Still no where I can purchase it - but at least I'm clearer on what you're referring to.


----------



## rocco (Apr 30, 2005)

Pirx said:


> I just switched my chain lubricant, and gave Chain-L No. 5 a try. What can I say: That stuff really works. No chatter, and my drivetrain is almost completely silent now. By far the biggest noise maker is my PowerTap hub now, the freewheel, that is. So I keep pedalling...  YMMV, but it may be worth a try; it's just a few bucks. I think they send you samples for $4, including shipping.



OK... this is just joke, right?


----------



## Pirx (Aug 9, 2009)

rocco said:


> OK... this is just joke, right?


No, it's not.


----------



## Tinea Pedis (Aug 14, 2009)

Ok, so got the bike back from the lbs and it is quieter...

However still seems to have noise from from the rear cass and a clicking that almost sounds like rubbing on the fd - but I know that it's not...
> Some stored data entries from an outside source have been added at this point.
static_assert(B1_GS == 4, "a group's pk words are returned as a uint4");
__device__ __forceinline__ uint4 b1_rank_group(uint32_t* smem, int h, int g, Bin1Half x, const uint32_t* series,
                                               const float* values, uint32_t c0, uint32_t S, uint32_t FS, uint32_t TB,
                                               Tables tb, int64_t* sumfix, int pass) {
  uint32_t* const stage = Bin1Lds::stage(smem);
  uint32_t* const cnt = Bin1Lds::cnt(smem);
  uint2* const dw = Bin1Lds::dw(smem);
  uint2* const lut2 = Bin1Lds::lut2(smem);
  uint32_t* const dsum = Bin1Lds::dsum(smem);
  constexpr int GS = B1_GS;
  uint32_t pl[GS], pk[GS];
  uint32_t escm = 0;
#pragma unroll
  for (int q = 0; q < GS; ++q) {
    const float f = x.f[g + q];
    const bool fast = __float_as_uint(f) < 0x48000000u;
    pl[q] = fast ? (uint32_t)f : 0u;
    escm |= (!fast && x.s[g + q] < S) ? (1u << q) : 0u;
  }
  if (__ballot(escm != 0u)) {
#pragma unroll 1
    for (int q = 0; q < GS; ++q) {
      if ((escm >> q) & 1u) {
        const uint32_t i = b1_slot(c0, h * B1_HG + (g + q) / 4, q & 3);
        const uint32_t si = series[i];
        const uint32_t r = payload1_slow(si, values[i], tb, pass == 0 ? sumfix : nullptr);
        if (pass == 0 && r - DSUM_PMAX < V_ESC - DSUM_PMAX) {
          const uint2 d = dw[(si >> (TILE_SHIFT + 5)) & 1023u];
          if ((d.x >> ((si >> TILE_SHIFT) & 31u)) & 1u)
            atomicAdd(reinterpret_cast<unsigned long long*>(&sumfix[si]), (unsigned long long)r);
        }
#pragma unroll
        for (int u = 0; u < GS; ++u) pl[u] = q == u ? r : pl[u];
      }
    }
  }
  uint2 dv[GS], lv[GS];
#pragma unroll
  for (int q = 0; q < GS; ++q) dv[q] = dw[(x.s[g + q] >> (TILE_SHIFT + 5)) & 1023u];
#pragma unroll
  for (int q = 0; q < GS; ++q) lv[q] = lut2[lut2_index(pl[q])];
  uint32_t rc4[GS];
#pragma unroll
  for (int q = 0; q < GS; ++q) {
    const uint32_t s = x.s[g + q];
    const uint32_t tw = __builtin_amdgcn_ubfe(s, TILE_SHIFT, 5);
    const bool direct = s < S && __builtin_amdgcn_ubfe(dv[q].x, tw, 1) != 0u;
    const uint32_t di = dv[q].y + (uint32_t)__popc(__builtin_amdgcn_ubfe(dv[q].x, 0, tw));
    const uint32_t p = pl[q];
    uint32_t o;
    const uint32_t bk = lut2_decode(p, lv[q], o);
    const bool esc = p >= V_ESC;
    const uint32_t bucket = sel_u32(esc, p - V_ESC, bk);
    rc4[q] = sel_u32(direct, ((s & (TILE - 1)) << 11) | bucket, ((s & (ST_TILES * TILE - 1)) << 21) | p);
    const uint32_t dbin = FS + 2u * di + ((s >> 4) & 1u);
    const uint32_t bn = sel_u32(s < S, sel_u32(direct, dbin, s >> ST_SHIFT), TB);
    pk[q] = pk_make(atomicAdd(cnt + bn, 1u), bn);
    if (direct && pass == 0 && p - 1u < DSUM_PMAX - 1u) atomicAdd(&dsum[di * TILE + (s & (TILE - 1))], p);
  }
#pragma unroll
  for (int j = 0; j < GS / 4; ++j)
    *reinterpret_cast<uint4*>(stage + b1_slot(0u, h * B1_HG + g / 4 + j, 0)) =
        make_uint4(rc4[4 * j], rc4[4 * j + 1], rc4[4 * j + 2], rc4[4 * j + 3]);
  asm volatile("" ::: "memory");
  return make_uint4(pk[0], pk[1], pk[2], pk[3]);
}

__device__ __forceinline__ Bin1Run b1_reserve_run(uint32_t* smem, uint32_t tq, uint32_t TB, uint32_t* bcnt) {
  uint32_t* const cnt = Bin1Lds::cnt(smem);
  uint2* const breg = Bin1Lds::breg(smem);
  Bin1Run r;
  r.n = tq <= TB ? cnt[tq] : 0u;
  r.old = 0;
  const uint2 reg = breg[tq];
  r.base = reg.x;
  r.cap = reg.y;
  if (tq < TB && r.n) r.old = atomicAdd(&bcnt[tq], r.n);
  return r;
}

Thinking maybe it could be from the quick link not being done properly??

It's starting to get on my goat a little - as I, quite rightly I feel, think that SR should be quiet. Silent would be excellent, but I'd accept quiet. Yet I can't even claim to have that.


----------



## rocco (Apr 30, 2005)

C-40 said:


> The chain is noisier because it's free to move from side to side with no side load. Side loading actually quiets a chain, up to a certain point. When you approach one of the extreme angles, you get noise between the cog and chain, which is a different situation.


I applied new experimental home brew lube that is more viscous the Finish Line product I've been using. Hopefully that will helps quiet things down a bit.


----------



## Pirx (Aug 9, 2009)

Tinea Pedis said:


> Thinking maybe it could be from the quick link not being done properly??
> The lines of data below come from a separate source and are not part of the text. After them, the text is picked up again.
@@ -251,7 +298,7 @@
     for (int u = 0; u < U3; ++u)
       if (wdma) {
         const int8_t* src = w3p + (int64_t)u * 64 * a.w3_row + (int64_t)n * a.w3_chunk;
-        __builtin_amdgcn_global_load_lds((gptr_t)src, (lptr_t)(wb + (S1 + S2 + u) * 4096 + wave * 1024), 16, 0, 0);
+        __builtin_amdgcn_global_load_lds((gptr_t)src, (lptr_t)(wb + (W3U + u) * 4096 + wave * 1024), 16, 0, 0);
       }
     __builtin_amdgcn_global_load_lds((gptr_t)(parp + n * 64), (lptr_t)(par0 + P * PAR + wave * 256), 4, 0, 0);
     if constexpr (DUALH) {
@@ -259,6 +306,17 @@
       for (int s = 0; s < S2; ++s)
         if (wdma) __builtin_amdgcn_global_load_lds((gptr_t)(w2p + (int64_t)n * 64 * C2 + s * 64), (lptr_t)(wb + (S1 + s) * 4096 + wave * 1024), 16, 0, 0);
       __builtin_amdgcn_global_load_lds((gptr_t)(parp2 + n * 64), (lptr_t)(par0 + P * PAR + 1024 + wave * 256), 4, 0, 0);
+      return;
+    }
+    if constexpr (RC) {
+#pragma unroll
+      for (int s = 0; s < SA; ++s)
+        if (wdma) __builtin_amdgcn_global_load_lds((gptr_t)(wap + (int64_t)n * 64 * CA + s * 64), (lptr_t)(wb + (S1 + s) * 4096 + wave * 1024), 16, 0, 0);
+#pragma unroll
+      for (int s = 0; s < SB; ++s)
+        if (wdma) __builtin_amdgcn_global_load_lds((gptr_t)(wbp + (int64_t)n * 64 * CB + s * 64), (lptr_t)(wb + (S1 + SA + s) * 4096 + wave * 1024), 16, 0, 0);
+      __builtin_amdgcn_global_load_lds((gptr_t)(parpa + n * 64), (lptr_t)(par0 + P * PAR + 1024 + wave * 256), 4, 0, 0);
+      __builtin_amdgcn_global_load_lds((gptr_t)(parp2 + n * 64), (lptr_t)(par0 + P * PAR + 2048 + wave * 256), 4, 0, 0);
       return;
     }
 #pragma unroll
@@ -285,8 +343,10 @@
   const float sin1 = a.s_in1[0];
   const float zpf1 = a.zp_in1 ? a.zp_in1[0] : 0.0f;
   const int dz1 = a.shift1 - (int)__builtin_rintf(zpf1);
-  const float sin1b = DUALH ? a.s_in2[0] : 0.0f;
-  const int dz1b = DUALH ? a.shift2 - (int)__builtin_rintf(a.zp_in2 ? a.zp_in2[0] : 0.0f) : 0;
+  const float sin1b = (DUALH || RC) ? a.s_in2[0] : 0.0f;
+  const int dz1b = (DUALH || RC) ? a.shift2 - (int)__builtin_rintf(a.zp_in2 ? a.zp_in2[0] : 0.0f) : 0;
+  const float sin1a = RC ? a.s_ina[0] : 0.0f;
+  const int dz1a = RC ? a.shifta - (int)__builtin_rintf(a.zp_ina ? a.zp_ina[0] : 0.0f) : 0;
   ConvEpi e1 = ep1;
   e1.codes = reinterpret_cast<uint8_t*>(uintptr_t(1));
   const EpiQuant eq1(e1, FL >= 0);
@@ -308,7 +368,7 @@
     else if (nst == 5) asm volatile("s_waitcnt vmcnt(5)\n\ts_barrier" ::: "memory");
     else asm volatile("s_waitcnt vmcnt(1)\n\ts_barrier" ::: "memory");
     CHAIN_STAMP();
-    if constexpr (!DUALH) asm volatile("" : "+v"(res[P][0]), "+v"(res[P][1]), "+v"(res[P][2]), "+v"(res[P][3]));
+    if constexpr (!DUALH && !RC) asm volatile("" : "+v"(res[P][0]), "+v"(res[P][1]), "+v"(res[P][2]), "+v"(res[P][3]));
     if (nseq + 1 < NC) request(nseq + 1, std::integral_constant<int, 1 - P>{});
 
     const int8_t* wb = lds + P * WCH;
@@ -333,6 +393,56 @@
 #pragma unroll
       for (int i = 0; i < 8; ++i) extra2[i] = pk_fma(f32x2{(float)acc[2 * i], (float)acc[2 * i + 1]} + c2, m2, b2);
     }
+    f32x2 sc2[RC ? 8 : 1];
+    if constexpr (RC) {
+      f32x2 eb[8];
+      const int r = wc * 32 + l31;
+      {
+        const float corrbf = (float)(dz1b * *reinterpret_cast<const int*>(pp + 2048 + 256));
+#pragma unroll
+        for (int i = 0; i < 16; ++i) acc[i] = 0;
+#pragma unroll
+        for (int s = 0; s < SB; ++s)
+#pragma unroll
+          for (int ks = 0; ks < 2; ++ks) {
+            const i32x4 bf = *reinterpret_cast<const i32x4*>(wb + (S1 + SA + s) * 4096 + r * 64 + (((ks * 2 + hsel) ^ ((r >> 2) & 3)) << 4));
+            acc = __builtin_amdgcn_mfma_i32_32x32x32_i8(afb[s][ks], bf, acc, 0, 0, 0);
+          }
+        const float multb = sin1b * *reinterpret_cast<const float*>(pp + 2048);
+        const float bvb = a.bias2 ? *reinterpret_cast<const float*>(pp + 2048 + 512) : 0.0f;
+        const f32x2 c2{corrbf, corrbf}, m2{multb, multb}, b2{bvb, bvb};
+#pragma unroll
+        for (int i = 0; i < 8; ++i) eb[i] = pk_fma(f32x2{(float)acc[2 * i], (float)acc[2 * i + 1]} + c2, m2, b2);
+      }
+      {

Quick link? There is no quick link for the Campy 11-speed chain. Well, there is an aftermarket product by Lickton's bike store in Chicago, but that just came out, and there's almost no experience with this so far. On the other hand, if your store installed any other kind of quick link, then you should expect issues, because it won't really be compatible with Campy 11-speed.


----------



## Tinea Pedis (Aug 14, 2009)

Well where ever the chain is joined is what I was meaning to say...

As it seems this noise is getting consistant with a full rotation of the chain.


----------



## C-40 (Feb 4, 2004)

*????*



Tinea Pedis said:


> Well where ever the chain is joined is what I was meaning to say...
> 
> As it seems this noise is getting consistant with a full rotation of the chain.
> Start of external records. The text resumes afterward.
diff --git a/neuroquant_amd/ops.py b/neuroquant_amd/ops.py
--- a/neuroquant_amd/ops.py
+++ b/neuroquant_amd/ops.py
@@ -230,13 +230,24 @@
     return outs
 
 
-def adaround_adam_multi(items, opt, reg_b=0.0, dyn=None, beta1=0.9, beta2=0.999, eps=1e-8):
+def adaround_adam_multi(items, opt, reg_b=0.0, dyn=None, beta1=0.9, beta2=0.999, eps=1e-8, pending=None):
     assert len(items) == len(opt.params)
+    if pending is not None and (len(items) > 16 or len(pending.segs) > 16):
+        pending.flush()
     opt.t += 1
     segs, _, keep = _ada_segs([tuple(it) + (1,) for it in items], opt=opt)
     if any(t["alpha"].data_ptr() != p.data_ptr() for t, p in zip(keep, opt.params)):
         raise RuntimeError("adaround_adam_multi: items must be in the optimiser's parameter order")
     step_size, bc2_sqrt = opt.scalars(opt.t, beta1, beta2)
+    if pending is not None and pending.segs:
+        wgr = (L.WgrSeg * len(pending.segs))(*pending.segs)
+        have = {t["gy"].data_ptr() for t in keep}
+        if any(s.nsplit and (s.dw not in have or (s.db and s.db not in have)) for s in pending.segs):
+            raise RuntimeError("adaround_adam_multi: a pending reduction's output is not among the gradients handed over")
+        L.check(L.lib().nq_adaround_adam_slabs_multi(segs, len(items), wgr, len(pending.segs), float(reg_b), step_size, beta1,
+                                                     beta2, eps, bc2_sqrt, _p(dyn), _stream()), "adaround_adam_slabs_multi")
+        pending.segs, pending.keep = [], []
+        return
     L.check(L.lib().nq_adaround_adam_multi(segs, len(items), float(reg_b), step_size, beta1, beta2, eps, bc2_sqrt, _p(dyn),
                                            _stream()), "adaround_adam_multi")
 
@@ -508,6 +519,42 @@
     return outs3, outsf
 
 
+class LazyFakeQuant:
+    __slots__ = ("x", "alpha", "delta", "zp", "n_levels", "soft")
+
+    def __init__(self, x, alpha, delta, zp, n_levels, soft):
+        self.x, self.alpha, self.delta, self.zp = (_dev(t) for t in (x, alpha, delta, zp))
+        self.n_levels, self.soft = int(n_levels), bool(soft)
+
+    def par(self, q):
+        q.alpha, q.delta, q.zp = _p(self.alpha), _p(self.delta), _p(self.zp)
+        _, _, q.per_row = _rows(self.x, self.delta)
+        q.n_levels, q.soft = self.n_levels, int(self.soft)
+
+
+def lazy_fake_quant(x, alpha, delta, zp, n_levels, soft):
+    t = torch.empty_like(_dev(x)).requires_grad_(True)
+    t.nq_fq = LazyFakeQuant(x, alpha, delta, zp, n_levels, soft)
+    return t
+
+
+def quant_layouts_all(items3, items_f, items_e):
+    segs3, outs3, keep3 = _wl3_segs([(fq.x, t) for fq, t in items3])
+    segsf, outsf, keepf = _wl_segs([(fq.x, f, b) for fq, f, b in items_f])
+    q3, qf, qe = (L.QWL3Seg * len(items3))(), (L.QWLSeg * len(items_f))(), (L.QElSeg * len(items_e))()
+    for q, sg, it in list(zip(q3, segs3, items3)) + list(zip(qf, segsf, items_f)):
+        q.l = sg
+        it[0].par(q.q)
+    for q, (fq, out) in zip(qe, items_e):
+        if out.shape != fq.x.shape or not out.is_contiguous():
+            raise RuntimeError("quant_layouts_all: out must be a contiguous tensor shaped like x")
+        q.x, q.out = _p(fq.x), _p(out)
+        q.rows, q.row_len, _ = _rows(fq.x, fq.delta)
+        fq.par(q.q)
+    L.check(L.lib().nq_quant_layouts_all(q3, len(items3), qf, len(items_f), qe, len(items_e), _stream()), "quant_layouts_all")
+    return outs3, outsf
+
+
 def _conv_outputs(x, cout, epilogue, r):
     B, _, H, W = x.shape
     y = z = None
@@ -952,6 +999,8 @@
 
 
 def conv2d_fused(x, w, b, epilogue=EPI_PLAIN, r=1):
+    if hasattr(w, "nq_fq") or hasattr(b, "nq_fq"):
+        raise RuntimeError("neuroquant_amd: a lazy_fake_quant stand-in holds no values outside ops.decoder_stack")
     if not torch.is_grad_enabled() or not (x.requires_grad or w.requires_grad or (b is not None and b.requires_grad)):
         x, w = _dev(x, "x"), _dev(w, "weight")
         b = _dev(b, "bias") if b is not None else None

Look at the chain. Surely you can see if there is a master link installed instead of the proper Campy joining pin. There are some master links that will work, but not many. The SRAM 10 poweloc should work, the Wipperman 10S1 will work, but it's no longer made and the KMC link for the Campy UN chain seems to work.

Don't expect SR to work better than the much cheaper Chorus. Those Ti cogs will last about half as long and there is nothing in the groupo that will make it quieter, just lighter. You pay a lot to save a few ounces. 

The SR CULT bearings in the BB are about the only thing in the whole group that's notable.


----------



## Richieg (Sep 16, 2006)

C-40 said:


> Look at the chain. Surely you can see if there is a master link installed instead of the proper Campy joining pin. There are some master links that will work, but not many. The SRAM 10 poweloc should work, the Wipperman 10S1 will work, but it's not longer made and the KMC link for the Campy UN chain seems to work.
> 
> Don't expect SR to work better than the much cheaper Chorus. Those Ti cogs will last about half as long and there is nothing in the groupo that will make it quieter, just lighter. You pay a lot to save a few ounces.
> 
> The SR CULT bearings in the BB are about the only thing in the whole group that's notable.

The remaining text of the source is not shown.